Saturday, April 14, 2007

Kurt Vonnegut: So It Goes

Photo from salon.com


I'm not sure exactly when I discovered Kurt Vonnegut. My copy of Slaughterhouse-Five is dated 1971. That means I must have been around 15 years old when I read it. It's a Dell edition, cost $3.95. Quite possibly, it was a purchase from the Scholastic Book Club.





If so, that means my mother must have dug into the change at the bottom of her purse one early morning before I left on my bus (I got on my bus before 7 a.m. back then) for school to give me the money to buy the book. I never asked my father for book money, only my poor mother who worked until the wee hours of the morning at a cash register and sometimes moonlighted as a waitress. Her eyes heavy with sleep, she would pull the money from her purse, never complaining, indulging my love of books.





My edition is one that has those pulpy pages that have now turned brown, and several pages are marked with my faithful scrawls and underlinings from where I have read the book again and again. I have used the same edition to teach from. Many students have watched me stand in front of them, holding this book. One just told me today that before my class (one that I taught two years ago) he had never read anything by Vonnegut. Now, he has read everything and is about to write a paper on him for another class. The assignment was to write about someone whom they consider a hero.





Kurt Vonnegut is also a hero of mine. I never loved any of his other books as much as I loved Slaughterhouse-Five, but I loved Billy Pilgrim enough to make up that. "Billy Pilgrim has come unstuck in time."





But it isn't even Billy that I love most; it's the unnamed speaker at the beginning of the book, the one who intrudes on Billy's story from time to time afterwards who really commands my admiration and love. This, I suspect, is the voice of Vonnegut himself, explaining how hard it was to write Slaughterhouse-Five, to put his trauma into words, all the sad things he saw, like burning the little bodies of dead children. The narrator says:





"Celine was a brave French soldier in the First World War--until his skull was cracked. After that he couldn't sleep, and there were noises in his head. He became a doctor, and he treated poor people in the daytime and he wrote grotesque novels all night. No art is possible without a dance with death, he wrote.





The truth is death, he wrote. I've fought nicely against it as long as I could...danced with it, festooned it, waltzed it around...decorated it with streamers, titilated it..."





Then, humbly, the narrator recounts the death of Lot's wife, saying that she looked back, "and I love her for that, because it was so human. So she was turned to a pillar of salt. So it goes."





Applying the concept of looking back to himself, the narrator, an American survivor of the Dresden bombing, says:





"People aren't supposed to look back. I'm certainly not going to do it anymore.





I've finished my war book now. The next one I write is going to be fun.

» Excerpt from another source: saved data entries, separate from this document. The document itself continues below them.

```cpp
__global__ __launch_bounds__(256) void lbfgs_debug_read_kernel(const LbfgsState* __restrict__ st, gem_lbfgs_debug_state* __restrict__ out,
                                                               const float* __restrict__ x, const float* __restrict__ d,
                                                               const float* __restrict__ trial, const uint16_t* __restrict__ trial_b,
                                                               float* __restrict__ ox, float* __restrict__ od, float* __restrict__ otrial,
                                                               int D, int Dp) {
    __shared__ int bad;
    const int b = blockIdx.x;
    if (threadIdx.x == 0) bad = 0;
    __syncthreads();
    int mine = 0;
    for (int k = threadIdx.x; k < Dp; k += blockDim.x) {
        const size_t i = (size_t)b * Dp + k;
        const float xv = x[i], dv = d[i];
// ... 137 lines not shown
```

### globalegomocap_amd/csrc/stage.hip

```cpp
#include <cstring>

#include "gem_internal.h"

namespace gem {

__global__ void fill_u32_kernel(uint32_t* __restrict__ p, uint32_t v, size_t n) {
    const size_t i = (size_t)blockIdx.x * blockDim.x + threadIdx.x;
    if (i < n) p[i] = v;
}
static int launch_fill_u32(uint32_t* p, uint32_t v, size_t n, hipStream_t s) {
    if (!n) return 0;
    hipLaunchKernelGGL(fill_u32_kernel, dim3((unsigned)((n + 255) / 256)), dim3(256), 0, s, p, v, n);
    GEM_HIP(hipGetLastError());
    return 0;
}


Route plan_route(const gem_handle* h, int stage, int B, Call call) {
    const StageNet& net = h->net[stage];
    Route rt;
    rt.precision = h->precision;
    const bool bf16 = h->precision == GEM_PRECISION_BF16, have_tail = net.tail_start >= 1;
    const int tail_g = h->T <= 16 ? 16 / h->T : 1;
    rt.tail_wgs = (B + tail_g - 1) / tail_g;
// ... 29 lines not shown
    const bool odd = mode == REPACK_ATOMIC && (k & 1);
    r.perm = odd ? w.perm2 : w.perm;
    r.slot_of = mode == REPACK_NONE ? nullptr : odd ? w.slot_of2 : w.slot_of;
    r.n_active = w.n_active;
    r.log_idx = log0 + k;
    if (mode == REPACK_ATOMIC) {
        r.n_active = w.n_log + (log0 + k) % N_LOG;
        r.next_count = r.n_active + 1;
        r.next_perm = odd ? w.perm : w.perm2;
        r.next_slot_of = odd ? w.slot_of : w.slot_of2;
    }
    r.trace = k < TRACE_ROUNDS ? w.trace + (size_t)k * w.Bmax : nullptr;
    return r;
}

static int begin_rounds(gem_handle* h, int B, int counters, hipStream_t s, long* log0) {
    Workspace& w = h->ws;
    if (counters && (w.log_pos % N_LOG) + counters + 1 > N_LOG) w.log_pos += N_LOG - (w.log_pos % N_LOG);
    *log0 = w.log_pos;
    if (launch_compact(h, round_set(w, *log0, 0, REPACK_KERNEL), B, 1, s, counters)) return 1;
    w.log_pos = *log0 + 1 + counters;
    return 0;
}

static int check_lbfgs_opts(const Workspace& w, const gem_lbfgs_opts& o, const char* who) {
    if (o.max_iter < 1 || o.max_eval < 1 || o.max_iter - 1 > w.hist_cap || o.max_iter > MAX_HIST) {
        set_error(std::string(who) + ": max_iter must be 1.." + std::to_string(w.hist_cap + 1)); return 1;
    }
    if (o.max_eval > 1021) { set_error(std::string(who) + ": max_eval must be at most 1021 (torch's default for max_iter = 25 is 31)"); return 1; }
    return 0;
}

static int check_call(gem_handle* h, int stage, int B, const char* who) {
    if (!h) { set_error(std::string(who) + ": null handle"); return 1; }
    if (stage < 0 || stage > 1 || !h->net[stage].loaded) { set_error(std::string(who) + ": VAE weights of this stage are not loaded"); return 1; }
    if (B < 0 || B > h->ws.Bmax) { set_error(std::string(who) + ": B exceeds max_windows"); return 1; }
    GEM_HIP(hipSetDevice(h->cfg.device));
    return 0;
}
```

This one is a failure, and had to be, since it was written by a pillar of salt. It begins like this:





Listen:





Billy Pilgrim has come unstuck in time.





It ends like this:





Poo-tee-weet?"





Vonnegut gave me the permission to see myself as pillar of salt. And that is okay because salt is necessary to life. Even when we're in the midst of waltzing with death.





I will miss you, Kurt Vonnegut.





Gretchen, who visits this blog, wrote an elegy for Kurt Vonnegut and has given me permission to post it here:






For Kurt Vonnegut- 4/12/07
On the Death of a Humanist

As the sludge hit the internet,
I learned you died.
That was the punch line and
there was no music. No jazz.
No Duke Ellington’s Sophisticated Lady.
Even though you promised
music was proof of God. I was
listening to Puccini’s
O Mio Babbino Caro played on
violin and my heart cracked. It felt
like my lover perished. I could not speak.
A Howitzer trampled my body.
A knife carved out my guts.

You fought your mother’s madness,
your own suicide, and nuclear nightmare.
It’s an absurd joke that you died in
a fall after smoking like a chimney.
But that’s the way you liked it.
You were bombed and banned and
warned us our time is up. You ranted
at the power brokers spending
our children in combat. You deciphered
the pathology of inconscience. Your hero
escapes war by schizophrenia and
now they say you’re a genius.
You were imprisoned but
never a prisoner. You saw
Dresden burn and never forgot
clearing the corpses.

You played a clarinet in the storm.
You wrote missives that were
vitamins for the spirit. Saying everything
you said was bullshit anyway. Through
your character. Which got you off the hook.
But somehow made us believe anything
is possible in the whacked out country
you disavowed. You became a man
of the universe.

Still the ashes of children play
in the air over scorched earth,
for flags of nations with no name.
You made us think as we laughed.

Down to the wire- even you laughed.
You insisted we create.
You told us to be kind.

Gretchen Gersh Whitman

1 comment:

beths front porch said...

I felt like I was "coming home" when I read this. Now, why is that? I enjoyed reading about your 3.95 Dell copy, your mother's hard working efforts to give you the change to buy the book, and I can see you standing in front of the class, teaching from that book.

Do our contemporary writers have the same meaning for us as Vonnegut? I don't think so. Why is that?